RECORDS SHOWN.
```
struct chmc_ctx : ChainView {
  std::thread::id owner = std::this_thread::get_id();
  chmc_config cfg;
// ... 372 lines not shown
    launch(KSymBlk<M, RM>{sy, c->sl, c->w, which, 0}, (long)sy.B * sy.K, 9);
    solve_chain<M, RM, 1, 1>(sy, c->sl, c->w, which, 0, psel);
    jt_lambda<M, RM, 1>(c, which, 0, psel);
  });
}

static void iteration_scan(chmc_ctx* c, int newton, int prev, int qsel, int fwd_guess, int use_nw) {
  dispatch(c, [&](auto inst) {
    c->diag[7] += fwd<typename decltype(inst)::M, decltype(inst)::RM>(c, prev ^ 1, qsel, use_nw, newton ? 2 : 0, fwd_guess);
  });
}
static void iteration_scan_pair(chmc_ctx* c, int newton, int prev, int qsel, const Work& w1) {
  dispatch(c, [&](auto inst) {
    c->diag[7] += fwd_pair<typename decltype(inst)::M, decltype(inst)::RM>(c, w1, prev ^ 1, qsel, newton ? 2 : 0);
  });
  c->diag[6]++;
}
static void iteration_after_scan(chmc_ctx* c, int newton, int prev, int qsel) {
  const Sys& sy = c->sy;
  dispatch(c, [&](auto inst) {
    using M = typename decltype(inst)::M;
    constexpr int RM = decltype(inst)::RM;
    bool solved = false;
    if (newton) {
      solved = newton_sweep<M, RM>(c, prev, qsel);
      if (!solved) solve_chain<M, RM, 0, 0>(sy, c->sl, c->w, prev, qsel, 0);
    } else {
      launch(KSymBlk<M, RM>{sy, c->sl, c->w, prev, 1}, (long)sy.B * sy.K, 9);
      solve_chain<M, RM, 1, 0>(sy, c->sl, c->w, prev, qsel, 0);
    }
    jt_lambda<M, RM, 0>(c, prev, qsel, 0, solved);
  });
}

static int retract_waves(const chmc_ctx* c, int newton, const void* views) {
  return chain_kernel_waves(c->plan, part_plan(c).retract_chain && chain_kernel_model(c), c->sy.B, c->num_cus, newton != 0,
                            views != nullptr);
}
static int traj_waves(const chmc_ctx* c, int n_inner, int newton) {
  const bool eligible = part_plan(c).traj_chain && chain_kernel_model(c) && n_inner == 1 && c->mom_tangent && c->halves == 1;
  return chain_kernel_waves(c->plan, eligible, c->sy.B, c->num_cus, newton != 0, false);
}
static int run_projection(chmc_ctx* c, int newton, int prev, int qsel, double ctol, double ptol, double dtol,
                          int max_iters, const ViewSave* views = nullptr, int count_dir = -1) {
  const Sys& sy = c->sy;
  auto iters_dst = [&] { return count_dir < 0 ? nullptr : (count_dir ? c->d_itb : c->d_itf); };
  if (const int waves = retract_waves(c, newton, views)) {
    dispatch(c, [&](auto inst) {
      retract_chain<typename decltype(inst)::M, decltype(inst)::RM>(waves, (long)sy.B, sy, c->sl, c->w, prev, qsel, ctol, ptol,
                                                                     dtol, max_iters, iters_dst());
    });
    c->counters[6]++;
    c->diag[2]++;
    return 0;
  }
  const int nh = views ? 2 : 1;
  auto enter = [&](int h) {
    if (views) set_half(c, *views, h);
  };
  for (int h = 0; h < nh; ++h) {
    enter(h);
    if (sy.B > 0) launch(KNewtonBegin{c->w}, sy.B);
  }
  int fwd_guess = 2;
  const bool carry = c->plan.fwd == FwdPar && sy.K == 1;
  const int max_rounds = carry ? 12 * (max_iters + 1) : max_iters;
// ... 72 lines not shown
  w.Dw = alloc<double>(c, B * KM * RM * RM), w.JuL = alloc<double>(c, B * KM * RM * U), w.zbP = alloc<double>(c, B * KM * RM * Z);
  if (c->plan.pb_allocated) {
    w.muF = alloc<double>(c, B * ivls * X);
    w.ivl = alloc<double>(c, B * ivls * (2 * X * X + X * Z));
  }
  w.err = alloc<double>(c, B), w.ndq = alloc<unsigned long long>(c, B);
  w.iters = alloc<int>(c, B), w.nw = alloc<int>(c, B), w.nstat = alloc<int>(c, B), w.ok = alloc<int>(c, B), w.status = alloc<int>(c, B);
  w.n_active = alloc<int>(c, 4);
  c->d_itf_next = alloc<int>(c, B);
  c->have_pair = true;
}

static int run_projection_pair(chmc_ctx* c, int newton, double ctol, double ptol, double dtol, int max_iters) {
  const Sys& sy = c->sy;
  const int prev = 1, qsel = 1;
  const Work wk[2] = {c->w, c->pw};
  int* const iters_dst[2] = {c->d_itb, c->d_itf_next};
  const int dir[2] = {1, 0};
  auto enter = [&](int p) { c->w = wk[p]; };
  bool done[2], predict[2], stopped[2] = {false, false};
  int rounds_done[2] = {0, 0};
  for (int p = 0; p < 2; ++p) {
    enter(p);
    launch(KNewtonBegin{c->w}, sy.B);
    done[p] = sy.B <= 0;
    predict[p] = c->proj_stable[dir[p]] >= 3 && c->proj_rounds[dir[p]] >= 2;
  }
  for (int it = 0; it < max_iters && !(done[0] && done[1]); ++it) {
    for (int p = 0; p < 2; ++p)
      if (!done[p] && predict[p] && it >= c->proj_rounds[dir[p]] && poll_end(2 * p + ((it - 1) & 1)) == 0)
        done[p] = stopped[p] = true;
    if (done[0] && done[1]) break;
    c->round = it;
    if (!done[0] && !done[1]) {
      enter(0);
      iteration_scan_pair(c, newton, prev, qsel, wk[1]);
    } else {
      enter(done[0] ? 1 : 0);
      iteration_scan(c, newton, prev, qsel, it == 0 ? 2 : 1, 1);
    }
    for (int p = 0; p < 2; ++p) {
      if (done[p]) continue;
      enter(p);
      iteration_after_scan(c, newton, prev, qsel);
      const KCheck chk{c->w, ctol, ptol, dtol, max_iters, sy.B, iters_dst[p], it & 3};
      if (it >= 1) launch_publish(chk, sy.B, c->w.n_active + (it & 3), 2 * p + (it & 1));
      else launch(chk, sy.B);
      c->counters[6]++, c->diag[8]++;
    }
    if (it == 0) continue;
    for (int p = 0; p < 2; ++p) {
      if (done[p]) continue;
      if (it >= 2 && poll_end(2 * p + ((it - 1) & 1)) == 0) {
        done[p] = true;
        c->counters[6]--;
        continue;
      }
      rounds_done[p] = it + 1;
      if (it + 1 >= max_iters) poll_end(2 * p + (it & 1));
    }
  }
  for (int p = 0; p < 2; ++p) {
    int& expect = c->proj_rounds[dir[p]];
    int& stable = c->proj_stable[dir[p]];
    if (stopped[p] && rounds_done[p] < expect) rounds_done[p] = expect;
    stable = rounds_done[p] == expect ? stable + 1 : 0;
    expect = rounds_done[p];
    enter(p);
    if (sy.B > 0) launch(KNewtonEnd{c->w, iters_dst[p]}, sy.B);
  }
  enter(0);
  c->round = 0;
  return 0;
}

static int check_ctx(const chmc_ctx* c, const char* fn) {
  if (!c) return fail(std::string(fn) + ": null context");
// ... 1312 lines not shown
```

### manifold_mcmc_for_diffusions_amd/csrc/chmc_core.h

```cpp
#pragma once
#include <math.h>
#include <stdint.h>
#include "chmc_model.h"

#define CHMC_FI __attribute__((always_inline))
#if defined(__HIPCC__)
#define CHMC_UNROLL _Pragma("unroll")
#define CHMC_UNROLL4 _Pragma("unroll 4")
#else
#define CHMC_UNROLL
#define CHMC_UNROLL4
#endif

namespace chmc {

#ifndef CHMC_FWD_DEPTH
#define CHMC_FWD_DEPTH 4
#endif
#define CHMC_Q_PAD 256
#define CHMC_TPAD 16

struct BlockDesc {
  int obs0, nobs, first, last;
  int row0, nrows, ny;
// ... 1616 lines not shown
        const double* lam = w.lampad + ((size_t)c * sy.Kmax + b) * RM;
        const double* lam2 = w.lampad2 + ((size_t)c * sy.Kmax + b) * RM;
        const double* Jv = pick(sl.Jv, s) + (size_t)c * RM * sy.NV + col;
        const int nr = sy.blk[b].nrows;
        for (int i = 0; i < RM; ++i)
          if (i < nr) {
            const double jv = Jv[(size_t)i * sy.NV];
            d += jv * lam[i];
            if (TGT == 3) d2 += jv * lam2[i];
          }
      } else {
        const int t = e - sy.V0;
        col = sy.NV + t;
        const int b = sy.obs2blk[t];
        const int j = t - sy.blk[b].obs0;
        if (j < sy.blk[b].ny) {
          const double sg = sigma_at(sy, pick(sl.q, s) + (size_t)c * sy.Q);
          d = sg * w.lampad[((size_t)c * sy.Kmax + b) * RM + j];
          if (TGT == 3) d2 = sg * w.lampad2[((size_t)c * sy.Kmax + b) * RM + j];
        }
      }
      if (TGT == 0) r = absbits(d);
      const double gn = tgt[col] - d;
      tgt[col] = gn;
      if (TGT == 3) {
        const double pn = tgt2[col] - d2;
        tgt2[col] = pn;
        if (flow_rev) rev_flow1(c, s, off + col, pn, gn);
      }
    }
    return r;
  }
};

template <class M>
struct KInitInterp {
  Sys sy;
  double* q;
  const double* u;
  const double* v0;
  const double* xobs;
  CHMC_HD void operator()(int tid) const {
    constexpr int X = M::X, V = M::V;
    static_assert(X == V, "the interpolation solve needs a square noise matrix");
    const int TS = sy.T * sy.S;
    const int c = tid / TS, s = tid - c * TS;
    const int t = s / sy.S, i = s - t * sy.S;
    double* qc = q + (size_t)c * sy.Q;
    const double* uc = u + (size_t)c * sy.U;
    ChainConsts<M> cc;
    cc.init(uc, sy.dl);
    double xa[X], xs[X], dlt[X], f0[X], zero[V], A[X * X], Bm[X * V], rhs[X];
    if (t == 0) {
      M::gx0(cc.z, v0 + (size_t)c * sy.V0, xa);
    } else {
      for (int a = 0; a < X; ++a) xa[a] = xobs[((size_t)c * sy.T + t - 1) * X + a];
    }
    for (int a = 0; a < X; ++a) {
      dlt[a] = (xobs[((size_t)c * sy.T + t) * X + a] - xa[a]) / sy.S;
      xs[a] = xa[a] + i * dlt[a];
    }
    for (int a = 0; a < V; ++a) zero[a] = 0.0;
    M::step(cc.k, xs, zero, f0);
    M::jac_ab(cc.k, xs, zero, A, Bm);
    for (int a = 0; a < X; ++a) rhs[a] = dlt[a] - (f0[a] - xs[a]);
    int piv[X];
// ... 1076 lines not shown
```

### manifold_mcmc_for_diffusions_amd/csrc/chmc_passes.inc

```

static_assert(SirModel::ID == CHMC_MODEL_SIR && SirVsModel::ID == CHMC_MODEL_SIR && FhnModel::ID == CHMC_MODEL_FHN &&
                  FhnVsModel::ID == CHMC_MODEL_FHN && FhnNbModel::ID == CHMC_MODEL_FHN_NOTEBOOK,
              "chain_kernel_model and kChainKernels gate the per-chain kernels on the same models");
static bool chain_kernel_model(const chmc_ctx* c) { return c->model == CHMC_MODEL_SIR; }
template <class M, int RM>
constexpr bool kChainKernels = RM == 16 && M::ID == CHMC_MODEL_SIR;

template <int RM, int TGT>
static void update(const Sys& sy, const Slots& sl, const Work& w, int which, int qsel, int psel) {
  if (sy.Q % 2 == 0 && sy.NV % 2 == 0 && sy.U % 2 == 0 && sy.V0 % 2 == 0 && sy.V % 2 == 0 && sy.NCOL % 2 == 0)
    launch_colmax(KUpdate<RM, TGT, 2>{sy, sl, w, which, qsel, psel}, sy.NCOL / 2, sy.B, 4);
  else
    launch_colmax(KUpdate<RM, TGT, 1>{sy, sl, w, which, qsel, psel}, sy.NCOL, sy.B, 4);
}
template <class M, int RM, int TGT>
static void jt_lambda(chmc_ctx* c, int which, int qsel, int psel, bool have_mu_f = false, int flow_rev = 0,
                      double* fwd_qb = nullptr, double fwd_hfrac = 0.0) {
  const Sys& sy = c->sy;
  if (c->plan.rows != RowsCompact) return update<RM, TGT>(sy, c->sl, c->w, which, qsel, psel);
  if (!have_mu_f) launch(KMuF<RM, M::X, TGT>{sy, c->sl, c->w, which}, (long)sy.B * sy.K * sy.NOBS * M::X, 5);
  launch_colmax(KUpdatePB<RM, M::X, M::V, TGT>{sy, c->sl, c->w, which, qsel, psel, flow_rev, fwd_qb, fwd_hfrac},
                sy.T * sy.S + sy.V0 + (sy.noisy ? sy.T : 0), sy.B, 4);
}

// ... 156 lines not shown
        launch_blocks(k_newton_ivl<M>, nbk * sy.NOBS, 64, 1, sy, c->sl, c->w, prev, qsel);
        launch_blocks(k_newton_comb<M, RM>, nbk, 64, 1, sy, c->sl, c->w, prev, qsel);
        break;
      case Newton16LdsrowsGramMfma:
        launch_blocks(k_rev_wave_ldsrows<M, RM, 1>, nbk, 64, 1, sy, c->sl, c->w, prev, qsel);
        launch_blocks(k_gram_rows_mfma<RM>, nbk, 64, 1, sy, c->sl, c->w, prev, 1, qsel), c->diag[0]++;
        break;
      default:
        launch_blocks(k_rev_wave_ldsrows<M, RM, 1>, nbk, 64, 1, sy, c->sl, c->w, prev, qsel);
        launch_wave(k_gram_rows<RM, 4>, nbk * (RM / 4), 1, sy, c->sl, c->w, prev, 1, qsel), c->diag[1]++;
    }
    if (!solved) launch_blocks(k_newton_factor_wave<M, RM>, (nbk + 3) / 4, 64, 9, sy, c->sl, c->w, prev, qsel);
  } else {
    switch (sweep) {
      case NewtonIvlFsm:
      case NewtonIvlComb:
        launch_blocks(k_newton_ivl<M>, nbk * sy.NOBS, 64, 1, sy, c->sl, c->w, prev, qsel);
        launch_blocks(k_newton_comb<M, RM>, nbk, 64, 1, sy, c->sl, c->w, prev, qsel);
        break;
      case NewtonRevStoreGramMfma:
        launch_wave(k_rev_wave<M, RM, 1, false>, nbk, 1, sy, c->sl, c->w, prev, qsel);
        launch_blocks(k_gram_rows_mfma<RM>, nbk, 64, 1, sy, c->sl, c->w, prev, 1, qsel), c->diag[0]++;
        break;
      default:
        launch_wave(k_rev_wave<M, RM, 1>, nbk, 1, sy, c->sl, c->w, prev, qsel);
    }
    if (solved)
      launch_blocks(k_newton_fsm_wave<M, RM>, (long)sy.B, 64, 5, sy, c->sl, c->w, prev, qsel), c->diag[4]++;
    else
      launch(KNewtonFactor<M, RM>{sy, c->sl, c->w, prev}, nbk, 9), c->diag[5]++;
  }
  return solved;
}

template <class M, int RM>
static void jw(chmc_ctx* c, int which, int vsel, bool compact) {
  const Sys& sy = c->sy;
  if (compact)
    launch_wave(k_jw_pb<RM, M::X, M::V>, (long)sy.B * sy.K, 6, sy, c->sl, c->w, which, vsel);
  else
    launch_wave(k_jw_wave<RM>, (long)sy.B * sy.K, 6, sy, c->sl, c->w, which, vsel);
}
static void project_pair(chmc_ctx* c, int which, bool fix_in_jw, bool flow_rev, double* fwd_qb, double fwd_hfrac) {
  const Sys& sy = c->sy;
  dispatch(c, [&](auto inst) {
    using M = typename decltype(inst)::M;
    constexpr int RM = decltype(inst)::RM;
    switch (part_plan(c).jp) {
      case JpPbWg:
        if constexpr (RM > 8)
          launch_blocks(k_jw_pb_wg<RM, M::X, M::V, CHMC_RETRACT_WAVES>, (long)sy.B, 64 * CHMC_RETRACT_WAVES, 6, sy, c->sl, c->w,
                        which);
        break;
      case JpPb:
        if constexpr (RM <= 8 && M::V == 2) {
          if (fix_in_jw) {
            launch_wave(k_jw_pb<RM, M::X, M::V, true, true>, (long)sy.B * sy.K, 6, sy, c->sl, c->w, which, 256);
            break;
          }
        }
        launch_wave(k_jw_pb<RM, M::X, M::V, true>, (long)sy.B * sy.K, 6, sy, c->sl, c->w, which, 256);
        break;
      case JpWave:
        launch_wave(k_jw_wave<RM, true>, (long)sy.B * sy.K, 6, sy, c->sl, c->w, which, 256);
        break;
    }
// ... 61 lines not shown

template <class M, int RM, int SYM, int TGT>
static void solve_chain(const Sys& sy, const Slots& sl, const Work& w, int which, int qsel, int psel) {
  launch(KSolveChain<M, RM, SYM, TGT>{sy, sl, w, which, qsel, psel}, sy.B, 5);
}
template <class M, int RM>
static int fwd(chmc_ctx* c, int which, int qsel, int use_nw, int store, int) {
  if (store) return 0;
  launch(KFwd<M, RM>{c->sy, c->sl, c->w, which, qsel, use_nw, store}, (long)c->sy.B * c->sy.K, 7);
  return 1;
}
template <class M, int RM>
static int fwd_pair(chmc_ctx* c, const Work& w1, int which, int qsel, int store) {
  const Sys& sy = c->sy;
  if (store) return 0;
  launch(KFwd<M, RM>{sy, c->sl, c->w, which, qsel, 1, store}, (long)sy.B * sy.K, 7);
  launch(KFwd<M, RM>{sy, c->sl, w1, which, qsel, 1, store}, (long)sy.B * sy.K, 7);
  return 2;
}
template <class M, int RM>
static void state_sweep(chmc_ctx* c, int which) {
  launch(KStateBlk<M, RM>{c->sy, c->sl, c->w, which}, (long)c->sy.B * c->sy.K, 2);
}
template <class M, int RM>
static void gld_sweeps(chmc_ctx* c, int which) {
  launch(KGldBlk<M, RM>{c->sy, c->sl, c->w, which}, (long)c->sy.B * c->sy.K, 3);
}
template <class M, int RM>
static bool newton_sweep(chmc_ctx* c, int prev, int qsel) {
  launch(KNewtonBlk<M, RM>{c->sy, c->sl, c->w, prev, qsel}, (long)c->sy.B * c->sy.K, 1);
  return false;
}
template <class M, int RM>
static void jw(chmc_ctx* c, int which, int vsel, bool) {
  launch(KJw<RM>{c->sy, c->sl, c->w, which, vsel}, (long)c->sy.B * c->sy.K * RM, 6);
}
static void project_momentum(chmc_ctx* c, int which, int vsel, int psel);
static void project_pair(chmc_ctx* c, int which, bool, bool, double*, double) {
  project_momentum(c, which, 0, 0);
  project_momentum(c, which, 4, 3);
}
template <class M>
static void gd_grad(chmc_ctx* c, long tasks, const double* q, const double* cres, double reg_coeff, double* g, double* part) {
  launch(KGdGrad<M>{c->sy, q, c->w.trajw, cres, reg_coeff, g, part}, tasks);
}
template <class M>
static void xobs_par(chmc_ctx*) { no_wave_kernels("the partition switch's time-parallel pass"); }
template <class M, int RM>
static void nld_sweeps(chmc_ctx*, const Sys&, int, int, double*) { no_wave_kernels("the comparator target"); }
template <class M, int RM, class... Args>
static void retract_chain(int, long, Args...) { no_wave_kernels("the per-chain retraction"); }
template <class M, int RM, class... Args>
static void traj_chain(int, long, Args...) { no_wave_kernels("the per-chain trajectory"); }
#endif
```

### manifold_mcmc_for_diffusions_amd/csrc/chmc_plan.h

```cpp
#pragma once
#include <climits>
#include <cstdlib>

#ifndef CHMC_RETRACT_WAVES
#define CHMC_RETRACT_WAVES 8
#endif
#ifndef CHMC_CHAIN_SCAN_WAVES
#define CHMC_CHAIN_SCAN_WAVES 4
#endif
static_assert(CHMC_CHAIN_SCAN_WAVES == 1 || CHMC_CHAIN_SCAN_WAVES == 2 || CHMC_CHAIN_SCAN_WAVES == 4,
              "k_fwd_par is launched with 1, 2 or 4 wavefronts per workgroup (fwd_par in chmc_passes.inc)");
#ifndef CHMC_CHAIN_WG4_MAX_PER_CU
#define CHMC_CHAIN_WG4_MAX_PER_CU 4
#endif

namespace chmc {

constexpr int kSwitchUnset = INT_MIN;
struct Switches {
  bool compact_rows = true, gram_mfma = false;
  int par_scan = kSwitchUnset, par_waves = kSwitchUnset, row_split = 0, halves = 1;
  bool no_fwd_scan = false, step_fusions = true;
  int retract_kernel = kSwitchUnset, pair_retract = kSwitchUnset;
};
inline Switches read_switches() {
  auto env = [](const char* name, int unset) {
    const char* e = getenv(name);
    return e ? atoi(e) : unset;
  };
  static const bool compact_rows = env("CHMC_COMPACT_ROWS", 1) != 0, gram_mfma = env("CHMC_GRAM_MFMA", 0) != 0;
  Switches s;
  s.compact_rows = compact_rows, s.gram_mfma = gram_mfma;
  s.par_scan = env("CHMC_PAR_SCAN", kSwitchUnset), s.par_waves = env("CHMC_PAR_WAVES", kSwitchUnset);
  s.row_split = env("CHMC_ROW_SPLIT", 0), s.halves = env("CHMC_HALVES", 1);
  s.no_fwd_scan = getenv("CHMC_NO_FWD_SCAN") != nullptr, s.step_fusions = env("CHMC_STEP_FUSIONS", 1) != 0;
  s.retract_kernel = env("CHMC_RETRACT_KERNEL", kSwitchUnset);
  s.pair_retract = env("CHMC_PAIR_RETRACT", kSwitchUnset);
  return s;
}
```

TASK BRIEF.
From the data above, determine how many lines hold "constexpr", and write only the number.

SOLUTION TO THE EXERCISE.
7